The logs report dropping stuff that goes to port 4662 (tcp), from various external IPs.

What happens to aMule is: I get lowid from servers, but when I'm not connected I can receive connections from other uses as normal...

AND nmap says everything's closed but 6001/tcp (for X11).

So how can I make shorewall open those ports for aMule?

----------

## dmvianna

 :Shocked: 

Just got rid of norfc1918,routefilter,dhcp,tcpflags options in the interfaces file. It worked!!! What does that mean??? Is it safe?

----------

## rbr28

It's the norfc part that did it.  What that does is it blocks routing of any IP's that are not typically routable, such as the 192.168.x.x ip that your machine has.  It's a bit of a security risk to dump that, but a necessary one in your case.  You would never want to remove that norfc option for a machine on the internet, because it should definitely not be getting hit with traffic from non-routable ip's.  

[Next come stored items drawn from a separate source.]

# Eclectic-Sheep/sheeprl

Hardware: NVIDIA H100
Metric: Dreamer-V3 train-steps/sec (S, bs16 seq64 horizon15, 64x64x3 obs) (higher is better)
Workload: dtype f32

## Files before the change

sheeprl_b200/csrc/gemm_tc.cu:

```cuda
#include <cuda.h>
#include <cudaTypedefs.h>

#include <mutex>
#include <unordered_map>

#include "common.cuh"

namespace {

constexpr int BM = 128, BK = 32;
constexpr int NTHREADS = 384;
constexpr int NSPLIT_THREADS = 96;
constexpr int NCONS_WARPS = 8;
constexpr int PRODUCER_REGS = 56, CONSUMER_REGS = 224;
template <int PASSES, bool PRESPLIT> __host__ __device__ constexpr int b_buffers() { return PRESPLIT ? (PASSES == 3 ? 2 : 1) : 3; }
template <int BN, int PASSES, bool PRESPLIT> constexpr int stages_for() {
  return (227 * 1024 - 1024 - 256) / ((BM + b_buffers<PASSES, PRESPLIT>() * BN) * BK * (int)sizeof(float));
}

__device__ __forceinline__ uint32_t smem_u32(const void* p) { return (uint32_t)__cvta_generic_to_shared(p); }

__device__ __forceinline__ void mbar_init(uint64_t* bar, uint32_t count) {
  asm volatile("mbarrier.init.shared::cta.b64 [%0], %1;" ::"r"(smem_u32(bar)), "r"(count) : "memory");
}
__device__ __forceinline__ void mbar_expect_tx(uint64_t* bar, uint32_t bytes) {
  asm volatile("mbarrier.arrive.expect_tx.shared::cta.b64 _, [%0], %1;" ::"r"(smem_u32(bar)), "r"(bytes) : "memory");
}
__device__ __forceinline__ void mbar_arrive(uint64_t* bar) {
  asm volatile("mbarrier.arrive.shared::cta.b64 _, [%0];" ::"r"(smem_u32(bar)) : "memory");
}
__device__ __forceinline__ bool mbar_try_wait(uint64_t* bar, uint32_t parity) {
// ... 52 lines not shown
__device__ __forceinline__ void wgmma_tf32(float (&d)[64], const uint32_t (&a)[4], uint64_t desc_b, int scale_d) {
  asm volatile(
      "{\n\t.reg .pred p;\n\tsetp.ne.b32 p, %69, 0;\n\twgmma.mma_async.sync.aligned.m64n128k8.f32.tf32.tf32 {%0, %1, %2, %3, %4, %5, %6, %7, %8, %9, %10, %11, %12, %13, %14, %15, %16, %17, %18, %19, %20, %21, %22, %23, %24, %25, %26, %27, %28, %29, %30, %31, %32, %33, %34, %35, %36, %37, %38, %39, %40, %41, %42, %43, %44, %45, %46, %47, %48, %49, %50, %51, %52, %53, %54, %55, %56, %57, %58, %59, %60, %61, %62, %63}, {%64, %65, %66, %67}, %68, p, 1, 1;\n\t}"
      : "+f"(d[0]), "+f"(d[1]), "+f"(d[2]), "+f"(d[3]), "+f"(d[4]), "+f"(d[5]), "+f"(d[6]), "+f"(d[7]), "+f"(d[8]), "+f"(d[9]), "+f"(d[10]), "+f"(d[11]), "+f"(d[12]), "+f"(d[13]), "+f"(d[14]), "+f"(d[15]), "+f"(d[16]), "+f"(d[17]), "+f"(d[18]), "+f"(d[19]), "+f"(d[20]), "+f"(d[21]), "+f"(d[22]), "+f"(d[23]), "+f"(d[24]), "+f"(d[25]), "+f"(d[26]), "+f"(d[27]), "+f"(d[28]), "+f"(d[29]), "+f"(d[30]), "+f"(d[31]), "+f"(d[32]), "+f"(d[33]), "+f"(d[34]), "+f"(d[35]), "+f"(d[36]), "+f"(d[37]), "+f"(d[38]), "+f"(d[39]), "+f"(d[40]), "+f"(d[41]), "+f"(d[42]), "+f"(d[43]), "+f"(d[44]), "+f"(d[45]), "+f"(d[46]), "+f"(d[47]), "+f"(d[48]), "+f"(d[49]), "+f"(d[50]), "+f"(d[51]), "+f"(d[52]), "+f"(d[53]), "+f"(d[54]), "+f"(d[55]), "+f"(d[56]), "+f"(d[57]), "+f"(d[58]), "+f"(d[59]), "+f"(d[60]), "+f"(d[61]), "+f"(d[62]), "+f"(d[63])
      : "r"(a[0]), "r"(a[1]), "r"(a[2]), "r"(a[3]), "l"(desc_b), "r"(scale_d));
}
__device__ __forceinline__ void wgmma_fence() { asm volatile("wgmma.fence.sync.aligned;" ::: "memory"); }
__device__ __forceinline__ void wgmma_commit() { asm volatile("wgmma.commit_group.sync.aligned;" ::: "memory"); }
__device__ __forceinline__ void wgmma_wait_all() { asm volatile("wgmma.wait_group.sync.aligned 0;" ::: "memory"); }
template <int N>
__device__ __forceinline__ void fence_regs(float (&r)[N]) {
#pragma unroll
  for (int i = 0; i < N; ++i) asm volatile("" : "+f"(r[i])::"memory");
}
template <int N, int W>
__device__ __forceinline__ void fence_regs(uint32_t (&r)[N][W]) {
#pragma unroll
  for (int i = 0; i < N; ++i)
#pragma unroll
    for (int j = 0; j < W; ++j) asm volatile("" : "+r"(r[i][j])::"memory");
}

__device__ __forceinline__ uint64_t make_desc(uint32_t smem_addr) {
  uint64_t d = 0;
  d |= (uint64_t)((smem_addr & 0x3FFFF) >> 4);
  d |= (uint64_t)1 << 16;
  d |= (uint64_t)(1024 >> 4) << 32;
  d |= (uint64_t)1 << 62;
  return d;
}

__device__ __forceinline__ uint32_t kmajor_off(int r, int k) {
  return (uint32_t)(r * 128 + ((((k >> 2) ^ r) & 7) << 4) + (k & 3) * 4);
}
__device__ __forceinline__ uint32_t mnmajor_off(int r, int k) {
  return (uint32_t)((r >> 5) * 4096 + k * 128 + (((((r & 31) >> 2) ^ k) & 7) << 4) + (r & 3) * 4);
}

template <int BN, int PASSES, bool PRESPLIT>
struct Smem;
template <int BN, int PASSES>
struct Smem<BN, PASSES, false> {
  static constexpr int STAGES = stages_for<BN, PASSES, false>();
  float a[STAGES][BM * BK];
  float b[STAGES][BN * BK];
  float b_hi[STAGES][BN * BK];
  float b_lo[STAGES][BN * BK];
  uint64_t full[STAGES], split[STAGES], empty[STAGES];
};
template <int BN, int PASSES>
struct Smem<BN, PASSES, true> {
  static constexpr int STAGES = stages_for<BN, PASSES, true>();
  float a[STAGES][BM * BK];
  float b_hi[STAGES][BN * BK];
  float b_lo[PASSES == 3 ? STAGES : 1][PASSES == 3 ? BN * BK : 256];
  uint64_t full[STAGES], empty[STAGES];
};
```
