## Compute CRC wave boundaries in k_crc via ballot search, drop wstart table

The chase kernel no longer writes a per-wave start-fragment table (wstart) while emitting fragments. Each CRC wave now finds its own fragment range at kernel start with a ballot-driven search over fragment start offsets inside the owning block, overlapped with the LDS table setup. The chase kernel is also launched with four waves per workgroup, with the extra waves presumably taking over part of the emit work. This removes the serial boundary loop and global writes from chase but adds search latency and extra fragment loads to the start of every CRC wave.

```diff
diff --git a/bitcaskdb_amd/csrc/bcw_api.cpp b/bitcaskdb_amd/csrc/bcw_api.cpp
--- a/bitcaskdb_amd/csrc/bcw_api.cpp
+++ b/bitcaskdb_amd/csrc/bcw_api.cpp
@@ -322,7 +322,6 @@
   (void)hipFree(s.frags);
   (void)hipFree(s.srec);
   (void)hipFree(s.fok);
-  (void)hipFree(s.wstart);
   (void)hipFree(s.xbal);
   (void)hipFree(s.misc);
   s = Scratch{};
@@ -396,7 +395,6 @@
             hipMalloc(&s.lbe, nwg * 8) == hipSuccess && hipMalloc(&s.frags, fc * sizeof(Frag)) == hipSuccess &&
             hipMalloc(&s.srec, (fc + 4) * sizeof(uint4)) == hipSuccess &&
             hipMalloc(&s.fok, fc) == hipSuccess &&
-            hipMalloc(&s.wstart, ((size_t)c->num_cus * kCrcWaves + 1) * 4) == hipSuccess &&
             hipMalloc(&s.xbal, sizeof(XBal)) == hipSuccess &&
             hipMalloc(&s.misc, 16 * sizeof(uint64_t)) == hipSuccess;
   if (!ok) { free_scratch(s); return BCW_E_NOMEM; }
diff --git a/bitcaskdb_amd/csrc/bcw_decode.hip b/bitcaskdb_amd/csrc/bcw_decode.hip
--- a/bitcaskdb_amd/csrc/bcw_decode.hip
+++ b/bitcaskdb_amd/csrc/bcw_decode.hip
@@ -172,14 +172,13 @@
 struct WavePart {
   ClassW cw;
   uint64_t L, nwaves, round16, den16, C;
-  double rden, rC;
+  double rden;
   __device__ __forceinline__ WavePart(const ClassW& c, uint64_t L_, uint64_t nwaves_) : cw(c), L(L_), nwaves(nwaves_) {
     const uint32_t G = (uint32_t)(nwaves / kCrcWaves);
     round16 = 16ull * cw.p8;
     den16 = round16 * (G / 8u) + 16ull * cw.prefix(G % 8u);
     C = L / 1024u;
     rden = 1.0 / (double)den16;
-    rC = C ? 1.0 / (double)C : 0.0;
   }
   __device__ __forceinline__ uint64_t P(uint64_t v) const {
     if (v >= nwaves) return L;
@@ -188,19 +187,6 @@
     const uint64_t num16 = round16 * (r / 8u) + 16ull * cw.prefix(y) + cw.weight(y) * (v % kCrcWaves);
     return 1024u * div_floor(num16 * C, den16, rden);
   }
-  __device__ __forceinline__ uint64_t first_at(uint64_t x) const {
-    if (C == 0) return x == 0 ? 0 : nwaves;
-    const uint64_t X = (x + 1023u) / 1024u, N = div_floor(X * den16 + C - 1, C, rC);
-    const uint32_t q = (uint32_t)N / (uint32_t)round16;
-    const uint64_t rem = N - (uint64_t)q * round16;
-    uint32_t y = 0;
-#pragma unroll
-    for (uint32_t k = 1; k < 8; ++k) y += 16ull * cw.prefix(k) <= rem ? 1u : 0u;
-    const uint64_t wy = cw.weight(y), base = 16ull * cw.prefix(y);
-    const uint32_t jj = (uint32_t)(rem - base + wy - 1) / (uint32_t)wy;
-    const uint64_t v = ((uint64_t)q * 8u + y) * kCrcWaves + jj;
-    return v < nwaves ? v : nwaves;
-  }
 };
 
 __device__ __forceinline__ ClassW class_weights(uint32_t xw) {
@@ -218,24 +204,25 @@
   return c;
 }
 
+constexpr int kChaseWaves = 4;
 template <int ABL = 0>
-__global__ __launch_bounds__(64) void k_chase(const uint8_t* __restrict__ seg, uint64_t seg_len, uint32_t start_off,
-                                              uint64_t nblocks, uint32_t* __restrict__ fbase,
-                                              uint32_t* __restrict__ rbase, uint2* __restrict__ bsum,
-                                              Frag* __restrict__ frags, uint4* __restrict__ srec, uint64_t frag_cap,
-                                              uint64_t* __restrict__ lb,
-                                              uint64_t* __restrict__ lbe, uint64_t* __restrict__ misc,
-                                              uint64_t epoch, const uint32_t* __restrict__ initc,
-                                              uint32_t direct_max, uint64_t test_abort_wg,
-                                              uint32_t* __restrict__ wstart, uint32_t nwaves,
-                                              XBal* __restrict__ xb, uint32_t xb_on) {
+__global__ __launch_bounds__(64 * kChaseWaves) void k_chase(const uint8_t* __restrict__ seg, uint64_t seg_len,
+                                                            uint32_t start_off, uint64_t nblocks,
+                                                            uint32_t* __restrict__ fbase, uint32_t* __restrict__ rbase,
+                                                            uint2* __restrict__ bsum, Frag* __restrict__ frags,
+                                                            uint4* __restrict__ srec, uint64_t frag_cap,
+                                                            uint64_t* __restrict__ lb, uint64_t* __restrict__ lbe,
+                                                            uint64_t* __restrict__ misc, uint64_t epoch,
+                                                            const uint32_t* __restrict__ initc, uint32_t direct_max,
+                                                            uint64_t test_abort_wg) {
   constexpr int kHold = (ABL & 256) ? 16 : kChaseHold;
   __shared__ uint32_t s_hold[kHold][2][64];
   __shared__ uint8_t s_type[kHold][64];
-  const uint32_t lane = threadIdx.x;
-  const uint32_t xw = lane < 8u ? (xb_on ? xb->w[lane] : 65536u) : 0u;
-  const uint64_t tc0 = (ABL & 16) ? __builtin_amdgcn_s_memtime() : 0;
-  if ((ABL & 32) && threadIdx.x == 0) lbe[4 * blockIdx.x] = wall_clock64();
+  __shared__ uint64_t s_g0[64];
+  __shared__ uint32_t s_n[64];
+  __shared__ uint32_t s_hres[64];
+  const uint32_t lane = threadIdx.x & 63u;
+  const uint32_t wv = __builtin_amdgcn_readfirstlane(threadIdx.x >> 6);
   const uint64_t wg = blockIdx.x;
   if (wg >= (nblocks + 63) / 64) return;
   const uint64_t b = wg * 64 + lane;
@@ -245,202 +232,200 @@
     boff = (uint64_t)start_off + b * kBlock;
     bufsize = (uint32_t)((seg_len - boff) < kBlock ? (seg_len - boff) : kBlock);
   }
-  uint32_t ne = 0, tacc = 0, tnz = 0xffffu, tst = 0, badk = 0xffffffffu;
-  uint32_t hres = 0;
-  const uint32_t n = chase_block(seg, seg_len, boff, bufsize,
-                                 [&](uint32_t k, uint32_t start, uint32_t len, uint32_t crc, uint32_t type) {
-                                   if (k < (uint32_t)kHold) {
-                                     s_hold[k][0][lane] = crc;
-                                     s_hold[k][1][lane] = start | (len << 16);
-                                     s_type[k][lane] = (uint8_t)type;
-                                   }
-                                   if (k == (uint32_t)kHold - 1u) hres = start + len;
-                                   if (type == BCW_RECORD_FULL || type == BCW_RECORD_LAST) {
-                                     ++ne;
-                                     tacc = 0;
-                                     tnz = 0xffffu;
-                                   } else {
-                                     if (len > 0 && tnz == 0xffffu) { tnz = k; tst = start; }
-                                     tacc += len;
-                                     if ((type < BCW_RECORD_FULL || type > BCW_RECORD_LAST) && badk == 0xffffffffu) badk = k;
-                                   }
-                                 });
-  const uint64_t tc1 = (ABL & 16) ? __builtin_amdgcn_s_memtime() : 0;
-  if ((ABL & 32) && lane == 0) lbe[4 * wg + 1] = wall_clock64();
-  if (wg == 0 && lane == 0) xb->on = xb_on;
-  const uint32_t incl = wave_add_scan(n, lane);
-  const uint32_t tot = __builtin_amdgcn_readlane(incl, 63);
-  const uint32_t incl_e = wave_add_scan(ne, lane);
-  const uint32_t tot_e = __builtin_amdgcn_readlane(incl_e, 63);
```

If you were really paranoid, you could configure the firewall to drop all other non-routable IP addresses fairly easily, without using the norfc option.

----------

## dmvianna

How do I do that?   :Embarassed: 

----------

## rbr28

The easiest way I can think of is to use the blacklist.  Add blacklist to the options in your in your /etc/shorewall/interfaces file.  The file is well documented and you can see what the blacklist option enables.  Then edit the /etc/shorewall/blacklist file.  Again, it's well commented and simple to setup.  

The IP's that the norfc1918 would normally block include the following:

10.0.0.0        -   10.255.255.255  (10/8 prefix)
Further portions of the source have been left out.